(Saved entries)
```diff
@@ -468,6 +470,7 @@
   }
     f32x16 snext;
     bf16x8 pa0, pa1, pa2, pb0, pb1, pb2;
+    const bool late_idle = G == 8 && QT - qg * G > 4 && QT - qg * G < 8;
     if constexpr (PRIO) {
       if (G == 8 && wv >= 4) __builtin_amdgcn_s_setprio(1);
     }
```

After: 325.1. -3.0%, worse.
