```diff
@@ -281,12 +301,8 @@
 	for (hipEvent_t e : c->mark_ev) if (e) (void)hipEventDestroy(e);
 	for (hipEvent_t e : c->sub_ev) if (e) (void)hipEventDestroy(e);
 	for (hipStream_t t : c->sub_side) if (t) (void)hipStreamDestroy(t);
-	DevBuf *all[] = { &c->aos_own, &c->goff, &c->sub[0], &c->sub[1], &c->r_cont, &c->r_used, &c->r_del, &c->r_live, &c->map, &c->surv,
-		&c->au[0], &c->au[1], &c->av[0], &c->av[1], &c->alen[0], &c->alen[1], &c->aol[0], &c->aol[1], &c->idx, &c->sdel, &c->slen,
-		&c->keep, &c->pos, &c->gs_tmp, &c->key[0], &c->key[1], &c->val[0], &c->val[1], &c->hist, &c->scan_tmp[0], &c->scan_tmp[1], &c->scan_tmp[2],
-		&c->ctr, &c->ovf, &c->big0, &c->big1, &c->marks, &c->sgmask, &c->sidx, &c->hrank, &c->orank, &c->aslot, &c->apos, &c->pushrows[0], &c->pushrows[1], &c->xb[0], &c->xb[1], &c->gpos, &c->tdig, &c->wantb, &c->wseg };
-	for (DevBuf *b : all) dev_free(c, *b);
-	for (int k = 0; k < 8; ++k) dev_free(c, c->col[k]);
+	c->each_buf([c](DevBuf &b) { dev_free(c, b); });
+	c->each_own_buf([c](DevBuf &b) { dev_free(c, b); });
 	c->hwalk.drop(); c->hdig.drop();
 	mahip_comm_destroy(c);
 	paf_free(c);
diff --git a/miniasm_amd/csrc/mahip_internal.hpp b/miniasm_amd/csrc/mahip_internal.hpp
--- a/miniasm_amd/csrc/mahip_internal.hpp
+++ b/miniasm_amd/csrc/mahip_internal.hpp
@@ -18,10 +18,12 @@
 	mahip_set_error("%s:%d: %s -> %s", __FILE__, __LINE__, #expr, hipGetErrorString(e_)); return -1; } } while (0)
 #define CHK(expr) do { int r_ = (expr); if (r_ != 0) return r_; } while (0)
 
+struct DevPool;
 struct DevBuf {
 	void *p = nullptr;
 	size_t cap = 0;
 	bool ext = false;
+	DevPool *owner = nullptr;
 };
 
 struct ProfEvent { const char *name; hipEvent_t a, b; double alg_bytes; };
@@ -33,28 +35,21 @@
 	std::vector<Base> bases;
 	std::vector<Piece> free_pieces;
 	std::mutex mu;
+	size_t out_bytes = 0;
+	bool closed = false;
 };
 
 struct BigHost { void *p = nullptr; size_t bytes = 0; bool mapped = false; bool reserve(size_t n); void drop(); };
 
-struct mahip_ctx {
-	int dev = 0;
-	hipStream_t st = nullptr;
-	bool own_stream = false;
-	size_t mem_bytes = 0;
-	DevPool pool;
-
+struct CtxBatch {
 	size_t n_hits = 0;
 	size_t n_in = 0;
-	bool full_input = true;
 	DevBuf gpos;
 	uint64_t n_total = 0;
 	size_t n_live = 0;
 	uint32_t n_seq = 0;
-	uint32_t q_beg = 0, q_end = 0xffffffffu;
 	std::vector<uint32_t> shard_bounds;
 	uint32_t hint_max_qs = 0;
-	uint32_t paf_max_qs = 0;
 	const ma_hit_t *d_aos = nullptr;
 	DevBuf aos_own;
 	DevBuf col[8];
@@ -66,7 +61,6 @@
 	bool soa_ready = false, has_map = false, lazy_squeeze = false;
 	bool surv_ready = false;
 	int sg_max_hang = 0, sg_min_ovlp = 0; float sg_int_frac = 0;
-	int tie_mode = 2;
 	DevBuf sidx;
 	DevBuf hrank;
 	DevBuf orank;
@@ -80,6 +74,7 @@
 	bool push_ordered = false;
 	mahip_tie_info_t tie = {0, 0, 0, 0, 0, 0, 0, 0, 0};
 	uint32_t n_seq_new = 0;
+	mahip_sort_info_t sort_last = {};
 
 	DevBuf au[2], av[2], alen[2], aol[2];
 	int ag = 0;
@@ -88,7 +83,43 @@
 	DevBuf sdel;
 	DevBuf slen;
 	bool graph_ready = false;
+	bool hits_pending = false;
 	bool gsq = false;
+	uint64_t tr_inner = 0;
+	bool arcs_clean = false;
+
+	DevBuf keep, pos;
+	BigHost hwalk, hdig;
+	DevBuf tdig;
+	DevBuf wantb;
+	DevBuf wseg;
+	DevBuf key[2], val[2];
+	DevBuf ovf;
+	DevBuf big0, big1;
+	DevBuf marks;
+	DevBuf sgmask;
+
+	template <class F> void each_buf(F f)
+	{
+		DevBuf *all[] = { &gpos, &aos_own, &goff, &sub[0], &sub[1], &r_cont, &r_used, &r_del, &r_live, &map, &surv, &sidx, &hrank, &orank, &aslot, &apos, &pushrows[0], &pushrows[1],
+			&au[0], &au[1], &av[0], &av[1], &alen[0], &alen[1], &aol[0], &aol[1], &idx, &sdel, &slen, &keep, &pos, &tdig, &wantb, &wseg, &key[0], &key[1], &val[0], &val[1],
+			&ovf, &big0, &big1, &marks, &sgmask };
+		for (DevBuf *b : all) f(*b);
+		for (int k = 0; k < 8; ++k) f(col[k]);
+	}
+};
+
+struct mahip_ctx : CtxBatch {
+	int dev = 0;
+	hipStream_t st = nullptr;
+	bool own_stream = false;
+	size_t mem_bytes = 0;
+	DevPool *pool = nullptr;
+
+	bool full_input = true;
+	uint32_t q_beg = 0, q_end = 0xffffffffu;
+	uint32_t paf_max_qs = 0;
+	int tie_mode = 2;
 	void *comm = nullptr;
 	DevBuf xb[2];
 	void *clean = nullptr;
@@ -96,20 +127,10 @@
 	void *useq = nullptr;
 	void *text = nullptr;
 
-	DevBuf keep, pos;
-	BigHost hwalk, hdig;
-	DevBuf tdig;
-	DevBuf wantb;
-	DevBuf wseg;
-	DevBuf key[2], val[2];
 	DevBuf hist;
 	DevBuf scan_tmp[3];
 	DevBuf gs_tmp;
 	DevBuf ctr;
-	DevBuf ovf;
-	DevBuf big0, big1;
-	DevBuf marks;
-	DevBuf sgmask;
 	uint64_t *h_ctr = nullptr;
 	unsigned long long ctr_seq = 0;
 	uint32_t scan_ticket = 0, scan_epoch = 0;
@@ -128,10 +149,7 @@
 	hipEvent_t mark_ev[64] = {};
 	hipStream_t sub_side[2] = {}; hipEvent_t sub_ev[3] = {};
 	uint64_t scan_forms[3] = {0, 0, 0};
-	mahip_sort_info_t sort_last = {};
 	struct { int n_pass, bits[16], shift[16]; uint32_t fixed7; int groups; } rs_last = {};
-	uint64_t tr_inner = 0;
-	bool arcs_clean = false;
 	bool radix_arcs = false;
 	bool sub_fork_failed = false;
 	unsigned long long mark_set = 0;
@@ -139,6 +157,12 @@
 	std::vector<ProfEvent> pev;
 	std::vector<size_t> pstack;
 	std::vector<ProfAcc> pacc;
+
+	template <class F> void each_own_buf(F f)
+	{
+		DevBuf *all[] = { &xb[0], &xb[1], &hist, &scan_tmp[0], &scan_tmp[1], &scan_tmp[2], &gs_tmp, &ctr };
+		for (DevBuf *b : all) f(*b);
+	}
 };
 
 int dev_reserve(mahip_ctx *c, DevBuf &b, size_t bytes);
diff --git a/miniasm_amd/host/pipeline.c b/miniasm_amd/host/pipeline.c
--- a/miniasm_amd/host/pipeline.c
+++ b/miniasm_amd/host/pipeline.c
@@ -66,17 +66,18 @@
 
 static int text_sink_file(void *arg, const char *p, size_t n) { return fwrite(p, 1, n, (FILE*)arg) == n ? 0 : -1; }
 
+static uint32_t head_graph(mahip_ctx_t *c, const ma_opt_t *opt, const sdict_t *d, const char *outfmt, int stage, int have_sub, int squeezed, int fused);
+
 int ma_pipeline_head(mahip_ctx_t *c, const ma_opt_t *opt, const sdict_t *d, const char *outfmt, int stage, int flags, uint32_t st[4])
 {
 	int no_first = flags & 1, no_second = flags & 2, have_sub = 0, squeezed = 0;
 	size_t n_hits = 0, n_rem = 0;
-	uint32_t R = d->n_seq, n_seq_new = R, n_red = 0;
+	uint32_t R = d->n_seq, n_seq_new = R;
 	float cov = 40.0f;
 	FILE *lg = MA_LOG;
 
 	const int graph_out = strcmp(outfmt, "ug") == 0 || strcmp(outfmt, "sg") == 0;
 	const int fused = !no_first && !no_second && stage >= 5 && graph_out && !getenv("MA_NO_FUSE");
-	size_t n_cont_hits = 0;
 
 	const int ht = ma_timing_level() >= 2;
 	double ht0 = sys_realtime();
@@ -137,7 +138,25 @@
 	}
 	}
 	st[0] = have_sub, st[1] = squeezed, st[2] = 0, st[3] = 0;
-	if (strcmp(outfmt, "ug") == 0 || strcmp(outfmt, "sg") == 0) {
+	if (graph_out) {
+		if (fused && !ht && mahip_graph_defer(c) == 1) { st[3] = 2; return 0; }
+		st[2] = head_graph(c, opt, d, outfmt, stage, have_sub, squeezed, fused), st[3] = 1;
+	}
+	return 0;
+}
+#undef HT
+
+static uint32_t head_graph(mahip_ctx_t *c, const ma_opt_t *opt, const sdict_t *d, const char *outfmt, int stage, int have_sub, int squeezed, int fused)
+{
+	const uint32_t R = d->n_seq, n_seq_new = squeezed ? mahip_n_seq_new(c) : R;
+	uint32_t n_red = 0;
+	size_t n_cont_hits = 0;
+	FILE *lg = MA_LOG;
+	const int ht = ma_timing_level() >= 2;
+	double ht0 = sys_realtime();
+#define HT(label) do { if (ht) { mahip_sync(c); fprintf(stderr, "[T::head] %-28s %8.3f ms\n", label, (sys_realtime() - ht0) * 1e3); ht0 = sys_realtime(); } } while (0)
+	(void)outfmt;
+	{
 		uint32_t n_arc = 0, *len = 0, r;
 		uint8_t *sdel = 0;
 		if (!fused) fprintf(lg, "[M::%s] ===> Step 4: graph cleaning <===\n", "main");
@@ -180,10 +199,10 @@
 				fprintf(lg, "[M::%s] removed %d asymmetric arcs\n", "asg_arc_del_asymm", n_asymm);
 			}
 		}
-		st[2] = n_red, st[3] = 1;
-	}
-	return 0;
-}
+	}
+	return n_red;
+}
+#undef HT
 
 static int dev_cut_tip(mahip_ctx_t *c, int max_ext)
 {
@@ -300,6 +319,10 @@
 	j->opt = *opt; j->d = d; j->stage = stage; j->ctx = c;
 	if (strlen(outfmt) < sizeof(j->outfmt)) strcpy(j->outfmt, outfmt);
 	j->have_sub = st[0]; j->squeezed = st[1]; j->n_red = st[2]; j->have_graph = st[3];
+	if (st[3] == 2) {
+		j->n_red = head_graph(c, opt, d, outfmt, stage, j->have_sub, j->squeezed, 1);
+		j->have_graph = 1;
+	}
 	j->t_fetch[0] = sys_realtime();
 	j->view.n_seq = R; j->view.seq = d->seq;
 	if (j->squeezed) {
```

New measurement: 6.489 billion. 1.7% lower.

What this task involves:
What lines in the data above contain the word "csrc"? Copy them all.

Output for this task:
diff --git a/miniasm_amd/csrc/mahip_internal.hpp b/miniasm_amd/csrc/mahip_internal.hpp
--- a/miniasm_amd/csrc/mahip_internal.hpp
+++ b/miniasm_amd/csrc/mahip_internal.hpp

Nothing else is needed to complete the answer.